Friday, March 14, 2008 8:29:52 AM

Post# of 3310
From the 8K filed on Edgar March 6th

Item 3.02. Unregistered Sales of Equity Securities

On February 29, 2008, we issued shares of our common stock to certain individuals and entities listed below pursuant to the terms of the Share Exchange Agreement entered into on November 19, 2007. Specifically, we issued a total of 44,751,046 shares of common stock to certain entities as follows:

Shareholder

Number of Shares
Chairman Chen Minhua

18,525,131 shares
Fan Yanling

18,525,131 shares
Extra Profit International Limited

2,038,442 shares
Luck Glory International Limited

2,038,442 shares
Zhang Xinchen

1,811,950 shares
E-Tech International, Inc.

1,811,950 shares

These shares were issued in reliance on the exemption under Section 4(2) of the Securities Act of 1933, as amended (the ‘Act’). These shares of our Common Stock qualified for exemption under Section 4(2) of the Securities Act of 1933 since the issuance shares by us did not involve a public offering. The offering was not a ‘public offering’ as defined in Section 4(2) due to the insubstantial number of persons involved in the deal, size of the offering, manner of the offering and number of shares offered. We did not undertake an offering in which we sold a high number of shares to a high number of investors. In addition, these shareholders had the necessary investment intent as required by Section 4(2) since they agreed to and received share certificates bearing a legend stating that such shares are restricted pursuant to Rule 144 of the 1933 Securities Act. This restriction ensures that these shares would not be immediately redistributed into the market and therefore not be part of a ‘public offering.’ Based on an analysis of the above factors, we have met the requirements to qualify for exemption under Section 4(2) of the Securities Act of 1933 for this transaction.

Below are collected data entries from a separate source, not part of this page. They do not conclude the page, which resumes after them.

# EsauPR/3d-pose-baseline

Measured on AMD Instinct MI355X. Metric: poses/sec at batch 64 (H3.6M 16-joint), higher is better.
Workload: dtype f32; 1 GPU; cfg2 inference: L=1024, 2 residual blocks, BN(eval), keep=1; a step = one batch-64 request (its own 64 poses); 86 requests per persistent p3d_serve launch (5504 rows, whole network per XCD); global_batch=64, linear_size=1024, num_layers=2, parallelism=dp1

## Files before the change

3d-pose-baseline_amd/csrc/p3d.hip:

```cpp
#include <hip/hip_ext.h>
#include "p3d_kernels.h"
#include "p3d_bf16.h"
#include "p3d_eval.h"
#include "p3d_gemm.h"
#include "p3d_data.h"
#include "p3d_clip.h"
#include "p3d_serve.h"
#include "p3d_serve6.h"
#include "p3d_serve_plan.h"
#include "p3d_gemv.h"
#include "p3d_xchg.h"
#include "../../include/p3d.h"

#include <math.h>
#include <stdlib.h>
#include <stdio.h>
#include <string.h>

#include <cstdlib>
#include <mutex>
#include <string>
#include <unordered_set>
#include <vector>

// ... 1074 lines not shown
  }
  if (training) {
    m->serve_ec_dirty = true;
    m->have_cache = true;
    m->x_cached = x;
    m->B_cached = B;
    m->keep = keep_prob;
    m->seed = seed; m->ctr = ctr; m->row_off = row_offset;
    m->ctr_dev = (ctr == P3D_CTR_GLOBAL_STEP) ? &m->dstate->global_step : nullptr;
  }
  return P3D_OK;
}

extern "C" int p3d_forward(p3d_model* m, const float* x, int64_t B, float* y, int32_t training,
                           float keep_prob, uint64_t seed, uint64_t ctr, int64_t row_offset, void* stream) {
  return p3d_forward_ex(m, x, B, y, training, keep_prob, seed, ctr, row_offset, 0, stream);
}

static_assert(kServe6Rows == P3D_SERVE6_ROWS, "p3d_serve_plan.h plans for the slabs p3d_serve.h sizes");
#define SERVE_KERNEL_k_serve(D, NDT, NCM, RT, PAIR) k_serve<D, NDT, 4>
#define SERVE_KERNEL_k_serve5(D, NDT, NCM, RT, PAIR) k_serve5<D, NDT, 2, 2>
#define SERVE_KERNEL_k_serve6(D, NDT, NCM, RT, PAIR) k_serve6<D, NDT, NCM, RT, PAIR>
#define SERVE_KERNEL_k_serve6_rounds(D, NDT, NCM, RT, PAIR) k_serve6_rounds<D, NDT, NCM, RT>
#define SERVE_KERNEL_ROW(KIND, D, NDT, NCM, RT, PAIR) SERVE_KERNEL_##KIND(D, NDT, NCM, RT, PAIR),
static void (*const kServeKernels[])(ServeArgs) = {P3D_SERVE_FORMS(SERVE_KERNEL_ROW)};
#undef SERVE_KERNEL_ROW

#define SERVE_TRY(expr)                                                                                     \
  do {                                                                                                      \
    hipError_t e_ = (expr);                                                                                 \
    if (e_ != hipSuccess) return fail(P3D_ERR_HIP, std::string("p3d_serve: ") + hipGetErrorString(e_)); \
  } while (0)

static const char* serve_shape_error(const p3d_cfg& c, int64_t B) {
  if (B <= 0) return "p3d_serve: batch must be positive";
  if (c.dtype != P3D_DTYPE_F32) return "p3d_serve: fp32 models only";
  if (c.linear_size <= 0 || c.linear_size % 128 != 0 || c.input_size > 64 || c.output_size > 64 ||
      2 * c.num_layers + 2 > P3D_SERVE_MAXL)
    return "p3d_serve: needs linear_size % 128 == 0, input/output size <= 64, <= 7 blocks";
  if ((B + 63) / 64 > 0x7fffffff) return "p3d_serve: too many rows";
  return nullptr;
}
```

Item 5.03. Amendment to Articles of Incorporation

On November 28, 2007, we filed with the Secretary of State for the State of Delaware a Certificate of Amendment to our Certificate of Incorporation changing our name to “China Yida Holding, Co.” (the “Name Change”). The name change was declared effective on the open of business on February 28, 2008.

Item 8.01. Other Events

Effective as of February 28, 2008, the one-for-ten reverse stock split of our issued and outstanding common stock was declared effective (the “Reverse Stock Split”). Pursuant to the Reverse Stock Split, each ten shares of our issued and outstanding common stock will be reclassified and combined into one share of our common stock. The number of shares of our authorized common stock shall remain at 100 million shares, without any change in par value per common share. Additional information about the reverse stock split is available in our definitive information statement filed with the Securities and Exchange Commission on February 7, 2008.

Pursuant to the Name Change and Reverse Stock Split, effective as of February 28, 2008, our stock trading symbol has changed from IAVA to CYID.